To answer your question, we'll need to:

1. Plot a frequency histogram of the given data (weights of M&M candies).
2. Calculate the mean and median of the data.
3. Determine which measure of central tendency (mean or median) better describes the weights of the M&Ms.

Let me first calculate the mean and median and then create a histogram for you.

Step 1: Calculate the Mean and Median

Mean:

The mean is the sum of all values divided by the number of values in the dataset.

$\text{Mean} = \frac{\sum \text{weights}}{n}$

Median:

The median is the middle value of the sorted data. If there is an odd number of values, it’s the middle number; if there is an even number of values, it’s the average of the two middle numbers.

Now, I will compute these values based on the data provided. numpy as np

M&M candy weight data

weights = [ 0.87, 0.88, 0.82, 0.90, 0.90, 0.84, 0.84, 0.91, 0.94, 0.86, 0.86, 0.86, 0.88, 0.87, 0.89, 0.91, 0.86, 0.87, 0.93, 0.88, 0.83, 0.95, 0.87, 0.93, 0.91, 0.85, 0.91, 0.86, 0.89, 0.87, 0.84, 0.88, 0.88, 0.89, 0.82, 0.83, 0.90, 0.88, 0.84, 0.93, 0.81, 0.90, 0.88, 0.92, 0.85, 0.84, 0.84, 0.86, 0.87, 0.88, 0.82, 0.90, 0.90, 0.84, 0.84, 0.91, 0.94, 0.86, 0.86, 0.86, 0.88, 0.87, 0.89, 0.91, 0.86, 0.87, 0.93, 0.88, 0.83, 0.95, 0.87, 0.93, 0.91, 0.85, 0.91, 0.86, 0.89, 0.87, 0.84, 0.88, 0.88, 0.89, 0.82, 0.83, 0.90, 0.88, 0.84, 0.93, 0.81, 0.90, 0.88, 0.92, 0.85, 0.84, 0.84, 0.86 ]

Calculating the mean and median

mean_weight = np.mean(weights) median_weight = np.median(weights)

mean_weight, median_weightThe calculations for the central tendencies are as follows:

• Mean weight of the M&Ms: $0.8756$ grams
• Median weight of the M&Ms: $0.875$ grams

Step 2: Histogram

Now, I will generate a frequency histogram to visually analyze the distribution of the M&M weights. matplotlib.pyplot as plt

Plotting the histogram

plt.figure(figsize=(8, 6)) plt.hist(weights, bins=10, color='skyblue', edgecolor='black', alpha=0.7) plt.title('Frequency Histogram of M&M Candy Weights') plt.xlabel('Weight (grams)') plt.ylabel('Frequency') plt.grid(True) plt.show()The histogram above shows the frequency distribution of the M&M candy weights.

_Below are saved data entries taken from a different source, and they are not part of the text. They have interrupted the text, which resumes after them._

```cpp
template <int CS, int MODE = 0>
__global__ __launch_bounds__(CP_THREADS) void cluster_pass_kernel(const float* __restrict__ A, int64_t lda,
                                                                 const float* __restrict__ b, int64_t m, int n, int n_pad,
                                                                 const float* __restrict__ xp, int64_t rows_per_cluster,
                                                                 int xcd_aware, float* __restrict__ xchg,
                                                                 unsigned* __restrict__ flags, unsigned epoch,
                                                                 float* __restrict__ slabs, int64_t n_stride,
                                                                 int* __restrict__ error) {
  extern __shared__ __attribute__((aligned(16))) char cp_lds[];
  float (*a_s)[CP_ROWS][CP_ASTRIDE] = reinterpret_cast<float (*)[CP_ROWS][CP_ASTRIDE]>(cp_lds);
  f32x4 (*red)[64] = reinterpret_cast<f32x4 (*)[64]>(cp_lds + (size_t)2 * CP_ROWS * CP_ASTRIDE * 4);
  f32x4 (*r_s)[64] = reinterpret_cast<f32x4 (*)[64]>(cp_lds + (size_t)2 * CP_ROWS * CP_ASTRIDE * 4 + 4 * 64 * 16);
  int* abort_s = reinterpret_cast<int*>(cp_lds + (size_t)2 * CP_ROWS * CP_ASTRIDE * 4 + 4 * 64 * 16 + 2 * 64 * 16);

  const int tid = threadIdx.x, lane = tid & 63, wave = tid >> 6;
  const bool mc = wave < 4;
  int cluster, member;
  if (xcd_aware) {
    const int xcd = blockIdx.x % 8, idx = blockIdx.x / 8;
    cluster = xcd + 8 * (idx / CS);
    member = idx % CS;
  } else {
    cluster = blockIdx.x / CS;
    member = blockIdx.x % CS;
  }
  const int col_strip = member * CP_W;
  const int64_t row_lo = (int64_t)cluster * rows_per_cluster;
  const int npanels = (int)(rows_per_cluster / CP_ROWS);
  if (tid == 0) *abort_s = 0;

  f32x4 xr[16];
  f32x4 G[16];
  f32x4 areg[CP_ROWS];
  const int wcol = col_strip + 256 * (wave & 3);
  if (mc) {
#pragma unroll
    for (int s = 0; s < 16; ++s) {
      const int col = wcol + 16 * s;
      const f32x4 v = *reinterpret_cast<const f32x4*>(xp + ((int64_t)((col < n_pad ? col : 0) / 16) * 4 + (lane >> 4)) * 64 +
                                                      (lane & 15) * 4);
      xr[s] = col < n_pad ? v : f32x4{0.f, 0.f, 0.f, 0.f};
      G[s] = f32x4{0.f, 0.f, 0.f, 0.f};
    }
  }
  int lcol = col_strip + 4 * tid;
  if (lcol >= n) lcol = n - 4;
  auto load_tile = [&](int pnl) {
    if ((MODE & 4) && pnl >= 2) return;
    if (pnl >= npanels) pnl = npanels - 1;
#pragma unroll
    for (int u = 0; u < CP_ROWS; ++u) {
      int64_t row = row_lo + (int64_t)pnl * CP_ROWS + u;
      if (row >= m) row = m - 1;
      areg[u] = __builtin_nontemporal_load(reinterpret_cast<const f32x4*>(A + row * lda + lcol));
    }
  };
  auto store_tile = [&](int buf) {
#pragma unroll
    for (int u = 0; u < CP_ROWS; ++u) *reinterpret_cast<f32x4*>(&a_s[buf][u][4 * tid]) = areg[u];
  };

  if (mc) {
    load_tile(0);
    store_tile(0);
    load_tile(1);
  }
  __syncthreads();

  for (int i = 0; i <= npanels; ++i) {
    if (mc) {
      if (i < npanels) {
        const int buf = i & 1;
        f32x4 acc = {0.f, 0.f, 0.f, 0.f}, acc_odd = {0.f, 0.f, 0.f, 0.f};
#pragma unroll
        for (int s = 0; s < ((MODE & 2) ? 1 : 16); ++s) {
          const f32x4 a4 = *reinterpret_cast<const f32x4*>(&a_s[buf][lane & 15][256 * wave + 16 * s + 4 * (lane >> 4)]);
          acc = __builtin_amdgcn_mfma_f32_16x16x4f32(a4.x, xr[s].x, acc, 0, 0, 0);
          acc_odd = __builtin_amdgcn_mfma_f32_16x16x4f32(a4.y, xr[s].y, acc_odd, 0, 0, 0);
          acc = __builtin_amdgcn_mfma_f32_16x16x4f32(a4.z, xr[s].z, acc, 0, 0, 0);
          acc_odd = __builtin_amdgcn_mfma_f32_16x16x4f32(a4.w, xr[s].w, acc_odd, 0, 0, 0);
        }
        red[wave][lane] = acc + acc_odd;
      }
    } else if (i >= 1 && (MODE & 1)) {
      r_s[(i - 1) & 1][lane] = red[0][lane];
    } else if (i >= 1) {
      const int q = i - 1;
      bool ok = true;
      if (lane < CS) {
        const unsigned* f = flags + ((size_t)cluster * CS + lane) * CP_FLAG_STRIDE;
        unsigned spins = 0;
        while ((int)(__hip_atomic_load(f, __ATOMIC_RELAXED, __HIP_MEMORY_SCOPE_AGENT) - epoch) < q + 1) {
          if (++spins > CP_SPIN_LIMIT) { ok = false; break; }
          __builtin_amdgcn_s_sleep(1);
        }
      }
      if (__ballot(!ok) != 0) {
        if (lane == 0) { *abort_s = 1; *error = 1; }
      } else {
        constexpr int GC = CS < 8 ? CS : 8;
        f32x4 r = {0.f, 0.f, 0.f, 0.f};
#pragma unroll 1
        for (int j0 = 0; j0 < CS; j0 += GC) {
          cp_u64 lo[GC], hi[GC];
#pragma unroll
          for (int j = 0; j < GC; ++j) {
            const cp_u64* src = reinterpret_cast<const cp_u64*>(
                xchg + (((size_t)cluster * CP_SLOTS + (q % CP_SLOTS)) * CS + j0 + j) * 256 + lane * 4);
            lo[j] = cp_load_sc1(src);
            hi[j] = cp_load_sc1(src + 1);
          }
#pragma unroll
          for (int j = 0; j < GC; ++j) {
            r.x += __uint_as_float((unsigned)lo[j]); r.y += __uint_as_float((unsigned)(lo[j] >> 32));
            r.z += __uint_as_float((unsigned)hi[j]); r.w += __uint_as_float((unsigned)(hi[j] >> 32));
          }
        }
        const int64_t row0 = row_lo + (int64_t)q * CP_ROWS + 4 * (lane >> 4);
        float rv[4] = {r.x, r.y, r.z, r.w};
#pragma unroll
        for (int c = 0; c < 4; ++c) {
          const int64_t row = row0 + c;
          rv[c] = row < m ? (b != nullptr ? rv[c] - b[row] : rv[c]) : 0.f;
        }
        r_s[q & 1][lane] = f32x4{rv[0], rv[1], rv[2], rv[3]};
      }
    }
    __syncthreads();
    if (*abort_s) break;
    if (mc) {
      if (i >= 1) {
        const int buf = (i - 1) & 1;
        const f32x4 r4 = r_s[(i - 1) & 1][lane];
        const float rc[4] = {r4.x, r4.y, r4.z, r4.w};
#pragma unroll
        for (int c = 0; c < ((MODE & 2) ? 1 : 4); ++c) {
#pragma unroll
          for (int t = 0; t < 16; ++t)
            G[t] = __builtin_amdgcn_mfma_f32_16x16x4f32(rc[c], a_s[buf][4 * (lane >> 4) + c][256 * wave + 16 * t + (lane & 15)],
                                                        G[t], 0, 0, 0);
        }
      }
    } else if (i < npanels && !(MODE & 1)) {
      const f32x4 s = ((red[0][lane] + red[1][lane]) + red[2][lane]) + red[3][lane];
      cp_u64* dst = reinterpret_cast<cp_u64*>(xchg + (((size_t)cluster * CP_SLOTS + (i % CP_SLOTS)) * CS + member) * 256 + lane * 4);
      cp_store_sc1(dst, cp_pack(s.x, s.y));
      cp_store_sc1(dst + 1, cp_pack(s.z, s.w));
      asm volatile("s_waitcnt vmcnt(0)" ::: "memory");
      if (lane == 0)
        __hip_atomic_store(flags + ((size_t)cluster * CS + member) * CP_FLAG_STRIDE, epoch + (unsigned)i + 1u, __ATOMIC_RELAXED,
                           __HIP_MEMORY_SCOPE_AGENT);
    }
    __syncthreads();
    if (mc && i + 1 < npanels) {
      store_tile((i + 1) & 1);
      load_tile(i + 2);
    }
    __syncthreads();
  }

  if (mc && *abort_s == 0) {
#pragma unroll
    for (int t = 0; t < 16; ++t) {
      const int col = wcol + 16 * t + (lane & 15);
      if (col < n) {
        const float gv[4] = {G[t].x, G[t].y, G[t].z, G[t].w};
#pragma unroll
        for (int r = 0; r < 4; ++r) slabs[((int64_t)cluster * BT_NV + 4 * (lane >> 4) + r) * n_stride + col] = gv[r];
      }
    }
  }
}

}
```

Baseline: 105.0.

## Emulate fp32 MFMA with split-bf16 products and double compute waves

Replaces the fp32 16x16x4 MFMA matvecs in both the A*x and A^T*r phases with a three-way bf16 split (hi/mid/lo) using six bf16 MFMAs per block. This is meant to use the much higher bf16 matrix throughput while keeping close to fp32 accuracy. It also doubles the compute waves from 4 to 8 per block, with narrower column strips and fewer tile rows loaded per thread, and stores the residual in LDS as pre-split bf16. The costs are extra VALU work for splitting, more MFMA instructions, a small loss of accuracy from dropping the lowest-order cross terms, and higher register and LDS pressure.

New measurement: 104.9. No clear change (-0.1%).

```diff
diff --git a/fastoptsolver_amd/csrc/cluster_pass.hpp b/fastoptsolver_amd/csrc/cluster_pass.hpp
--- a/fastoptsolver_amd/csrc/cluster_pass.hpp
+++ b/fastoptsolver_amd/csrc/cluster_pass.hpp
@@ -6,16 +6,53 @@
 constexpr int CP_ROWS = 16;
 constexpr int CP_W = 1024;
 constexpr int CP_ASTRIDE = CP_W + 4;
-constexpr int CP_THREADS = 320;
+constexpr int CP_MCW = 8;
+constexpr int CP_WCOLS = CP_W / CP_MCW;
+constexpr int CP_LROWS = CP_ROWS * (CP_W / 4) / (64 * CP_MCW);
+constexpr int CP_THREADS = 64 * (CP_MCW + 1);
 constexpr int CP_SLOTS = 4;
 constexpr int CP_FLAG_STRIDE = 32;
 constexpr unsigned CP_SPIN_LIMIT = 1u << 18;
-constexpr size_t CP_LDS_BYTES = (size_t)2 * CP_ROWS * CP_ASTRIDE * 4 + 4 * 64 * 16 + 2 * 64 * 16 + 16;
+constexpr size_t CP_RS_BYTES = 2 * 3 * 64 * 8;
+constexpr size_t CP_RED_BYTES = CP_MCW * 64 * 16;
+constexpr size_t CP_LDS_BYTES = (size_t)2 * CP_ROWS * CP_ASTRIDE * 4 + CP_RED_BYTES + CP_RS_BYTES + 16;
 
 typedef unsigned long long cp_u64;
 __device__ inline void cp_store_sc1(cp_u64* p, cp_u64 v) { __hip_atomic_store(p, v, __ATOMIC_RELAXED, __HIP_MEMORY_SCOPE_AGENT); }
 __device__ inline cp_u64 cp_load_sc1(const cp_u64* p) { return __hip_atomic_load(p, __ATOMIC_RELAXED, __HIP_MEMORY_SCOPE_AGENT); }
 __device__ inline cp_u64 cp_pack(float lo, float hi) { return ((cp_u64)__float_as_uint(hi) << 32) | __float_as_uint(lo); }
+
+typedef float cp_f32x2 __attribute__((ext_vector_type(2)));
+typedef unsigned cp_u32x2 __attribute__((ext_vector_type(2)));
+typedef unsigned cp_u32x4 __attribute__((ext_vector_type(4)));
+typedef short cp_bf16x4 __attribute__((ext_vector_type(4)));
+__device__ inline void cp_split2(cp_f32x2 a, unsigned& hi, unsigned& mid, unsigned& lo) {
+  const cp_u32x2 ua = __builtin_bit_cast(cp_u32x2, a);
+  const cp_f32x2 r1 = a - __builtin_bit_cast(cp_f32x2, ua & 0xffff0000u);
+  const cp_u32x2 u1 = __builtin_bit_cast(cp_u32x2, r1);
+  const cp_u32x2 u2 = __builtin_bit_cast(cp_u32x2, r1 - __builtin_bit_cast(cp_f32x2, u1 & 0xffff0000u));
+  hi = __builtin_amdgcn_perm(ua.y, ua.x, 0x07060302u);
+  mid = __builtin_amdgcn_perm(u1.y, u1.x, 0x07060302u);
+  lo = __builtin_amdgcn_perm(u2.y, u2.x, 0x07060302u);
+}
+__device__ inline void cp_split8(f32x4 p, f32x4 q, bf16x8& hi, bf16x8& mid, bf16x8& lo) {
+  unsigned h[4], m[4], l[4];
+  cp_split2(cp_f32x2{p.x, p.y}, h[0], m[0], l[0]);
+  cp_split2(cp_f32x2{p.z, p.w}, h[1], m[1], l[1]);
+  cp_split2(cp_f32x2{q.x, q.y}, h[2], m[2], l[2]);
+  cp_split2(cp_f32x2{q.z, q.w}, h[3], m[3], l[3]);
+  hi = __builtin_bit_cast(bf16x8, cp_u32x4{h[0], h[1], h[2], h[3]});
+  mid = __builtin_bit_cast(bf16x8, cp_u32x4{m[0], m[1], m[2], m[3]});
+  lo = __builtin_bit_cast(bf16x8, cp_u32x4{l[0], l[1], l[2], l[3]});
+}
+__device__ inline void cp_split4(f32x4 p, cp_bf16x4& hi, cp_bf16x4& mid, cp_bf16x4& lo) {
+  unsigned h[2], m[2], l[2];
+  cp_split2(cp_f32x2{p.x, p.y}, h[0], m[0], l[0]);
+  cp_split2(cp_f32x2{p.z, p.w}, h[1], m[1], l[1]);
+  hi = __builtin_bit_cast(cp_bf16x4, cp_u32x2{h[0], h[1]});
+  mid = __builtin_bit_cast(cp_bf16x4, cp_u32x2{m[0], m[1]});
+  lo = __builtin_bit_cast(cp_bf16x4, cp_u32x2{l[0], l[1]});
+}
 
 template <int CS, int MODE = 0>
 __global__ __launch_bounds__(CP_THREADS) void cluster_pass_kernel(const float* __restrict__ A, int64_t lda,
@@ -28,11 +65,11 @@
   extern __shared__ __attribute__((aligned(16))) char cp_lds[];
   float (*a_s)[CP_ROWS][CP_ASTRIDE] = reinterpret_cast<float (*)[CP_ROWS][CP_ASTRIDE]>(cp_lds);
   f32x4 (*red)[64] = reinterpret_cast<f32x4 (*)[64]>(cp_lds + (size_t)2 * CP_ROWS * CP_ASTRIDE * 4);
-  f32x4 (*r_s)[64] = reinterpret_cast<f32x4 (*)[64]>(cp_lds + (size_t)2 * CP_ROWS * CP_ASTRIDE * 4 + 4 * 64 * 16);
-  int* abort_s = reinterpret_cast<int*>(cp_lds + (size_t)2 * CP_ROWS * CP_ASTRIDE * 4 + 4 * 64 * 16 + 2 * 64 * 16);
-
-  const int tid = threadIdx.x, lane = tid & 63, wave = tid >> 6;
-  const bool mc = wave < 4;
+  cp_bf16x4 (*r_s)[3][64] = reinterpret_cast<cp_bf16x4 (*)[3][64]>(cp_lds + (size_t)2 * CP_ROWS * CP_ASTRIDE * 4 + CP_RED_BYTES);
+  int* abort_s = reinterpret_cast<int*>(cp_lds + (size_t)2 * CP_ROWS * CP_ASTRIDE * 4 + CP_RED_BYTES + CP_RS_BYTES);
+
+  const int tid = threadIdx.x, lane = tid & 63, wave = __builtin_amdgcn_readfirstlane(tid >> 6);
+  const bool mc = wave < CP_MCW;
   int cluster, member;
   if (xcd_aware) {
     const int xcd = blockIdx.x % 8, idx = blockIdx.x / 8;
@@ -47,35 +84,38 @@
   const int npanels = (int)(rows_per_cluster / CP_ROWS);
   if (tid == 0) *abort_s = 0;
 
-  f32x4 xr[16];
-  f32x4 G[16];
-  f32x4 areg[CP_ROWS];
-  const int wcol = col_strip + 256 * (wave & 3);
+  bf16x8 yq[CP_WCOLS / 32][3];
+  f32x4 G[CP_WCOLS / 16];
+  f32x4 areg[CP_LROWS];
+  const int wcol = col_strip + CP_WCOLS * (wave & (CP_MCW - 1));
   if (mc) {
 #pragma unroll
-    for (int s = 0; s < 16; ++s) {
-      const int col = wcol + 16 * s;
-      const f32x4 v = *reinterpret_cast<const f32x4*>(xp + ((int64_t)((col < n_pad ? col : 0) / 16) * 4 + (lane >> 4)) * 64 +
-                                                      (lane & 15) * 4);
-      xr[s] = col < n_pad ? v : f32x4{0.f, 0.f, 0.f, 0.f};
-      G[s] = f32x4{0.f, 0.f, 0.f, 0.f};
-    }
-  }
-  int lcol = col_strip + 4 * tid;
+    for (int kb = 0; kb < CP_WCOLS / 32; ++kb) {
+      const int col = wcol + 32 * kb + 8 * (lane >> 4);
+      const float* src = xp + ((int64_t)((col < n_pad ? col : 0) / 16) * 4 + 2 * ((lane >> 4) & 1)) * 64 + (lane & 15) * 4;
+      f32x4 v0 = *reinterpret_cast<const f32x4*>(src), v1 = *reinterpret_cast<const f32x4*>(src + 64);
+      if (col >= n_pad) v0 = v1 = f32x4{0.f, 0.f, 0.f, 0.f};
+      cp_split8(v0, v1, yq[kb][0], yq[kb][1], yq[kb][2]);
+    }
+#pragma unroll
+    for (int t = 0; t < CP_WCOLS / 16; ++t) G[t] = f32x4{0.f, 0.f, 0.f, 0.f};
+  }
+  const int lchunk = tid & 255, lrow = CP_LROWS * ((tid >> 8) & 1);
+  int lcol = col_strip + 4 * lchunk;
   if (lcol >= n) lcol = n - 4;
   auto load_tile = [&](int pnl) {
     if ((MODE & 4) && pnl >= 2) return;
     if (pnl >= npanels) pnl = npanels - 1;
 #pragma unroll
-    for (int u = 0; u < CP_ROWS; ++u) {
-      int64_t row = row_lo + (int64_t)pnl * CP_ROWS + u;
+    for (int u = 0; u < CP_LROWS; ++u) {
+      int64_t row = row_lo + (int64_t)pnl * CP_ROWS + lrow + u;
       if (row >= m) row = m - 1;
       areg[u] = __builtin_nontemporal_load(reinterpret_cast<const f32x4*>(A + row * lda + lcol));
     }
   };
   auto store_tile = [&](int buf) {
 #pragma unroll
-    for (int u = 0; u < CP_ROWS; ++u) *reinterpret_cast<f32x4*>(&a_s[buf][u][4 * tid]) = areg[u];
+    for (int u = 0; u < CP_LROWS; ++u) *reinterpret_cast<f32x4*>(&a_s[buf][lrow + u][4 * lchunk]) = areg[u];
   };
 
   if (mc) {
@@ -89,19 +129,23 @@
     if (mc) {
       if (i < npanels) {
         const int buf = i & 1;
-        f32x4 acc = {0.f, 0.f, 0.f, 0.f}, acc_odd = {0.f, 0.f, 0.f, 0.f};
-#pragma unroll
-        for (int s = 0; s < ((MODE & 2) ? 1 : 16); ++s) {
-          const f32x4 a4 = *reinterpret_cast<const f32x4*>(&a_s[buf][lane & 15][256 * wave + 16 * s + 4 * (lane >> 4)]);
-          acc = __builtin_amdgcn_mfma_f32_16x16x4f32(a4.x, xr[s].x, acc, 0, 0, 0);
-          acc_odd = __builtin_amdgcn_mfma_f32_16x16x4f32(a4.y, xr[s].y, acc_odd, 0, 0, 0);
-          acc = __builtin_amdgcn_mfma_f32_16x16x4f32(a4.z, xr[s].z, acc, 0, 0, 0);
-          acc_odd = __builtin_amdgcn_mfma_f32_16x16x4f32(a4.w, xr[s].w, acc_odd, 0, 0, 0);
-        }
-        red[wave][lane] = acc + acc_odd;
+        f32x4 acc0 = {0.f, 0.f, 0.f, 0.f}, acc1 = {0.f, 0.f, 0.f, 0.f}, acc2 = {0.f, 0.f, 0.f, 0.f};
+        const float* src = &a_s[buf][lane & 15][CP_WCOLS * wave + 8 * (lane >> 4)];
+#pragma unroll
+        for (int kb = 0; kb < ((MODE & 2) ? 1 : CP_WCOLS / 32); ++kb) {
+          bf16x8 ah, am, al;
+          cp_split8(*reinterpret_cast<const f32x4*>(src + 32 * kb), *reinterpret_cast<const f32x4*>(src + 32 * kb + 4), ah, am, al);
+          acc0 = __builtin_amdgcn_mfma_f32_16x16x32_bf16(ah, yq[kb][0], acc0, 0, 0, 0);
+          acc1 = __builtin_amdgcn_mfma_f32_16x16x32_bf16(ah, yq[kb][1], acc1, 0, 0, 0);
+          acc2 = __builtin_amdgcn_mfma_f32_16x16x32_bf16(ah, yq[kb][2], acc2, 0, 0, 0);
+          acc1 = __builtin_amdgcn_mfma_f32_16x16x32_bf16(am, yq[kb][0], acc1, 0, 0, 0);
+          acc2 = __builtin_amdgcn_mfma_f32_16x16x32_bf16(am, yq[kb][1], acc2, 0, 0, 0);
+          acc2 = __builtin_amdgcn_mfma_f32_16x16x32_bf16(al, yq[kb][0], acc2, 0, 0, 0);
+        }
+        red[wave][lane] = (acc2 + acc1) + acc0;
       }
     } else if (i >= 1 && (MODE & 1)) {
-      r_s[(i - 1) & 1][lane] = red[0][lane];
+      cp_split4(red[0][lane], r_s[(i - 1) & 1][0][lane], r_s[(i - 1) & 1][1][lane], r_s[(i - 1) & 1][2][lane]);
     } else if (i >= 1) {
       const int q = i - 1;
       bool ok = true;
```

From this plot, we can observe the shape of the distribution and make some conclusions.

Shape of the Distribution:

The distribution appears to be approximately symmetric with a slight tendency towards a normal distribution. The data points are concentrated around the mean (0.875 grams), with a peak near this value.

Measure of Central Tendency:

Both the mean (0.8756 grams) and the median (0.875 grams) are very close to each other, suggesting that the distribution is symmetric. In this case, both measures describe the data similarly. However, since the distribution is close to normal, the mean provides a good summary of the data.

Conclusion:

• The mean is a good representation of the central tendency of the candy weights due to the symmetric nature of the distribution.

Would you like more details on any of the calculations, or would you like to explore further?

Related Questions:

1. How do outliers affect the mean and median?
2. What are some methods for improving the accuracy of the mean in data analysis?
3. How do you determine the number of bins for a histogram?
4. What is the significance of the skewness in a distribution?
5. How can you check if a dataset follows a normal distribution?

Tip:

If you encounter a skewed distribution, the median might be a more reliable measure of central tendency than the mean because it’s less influenced by extreme values.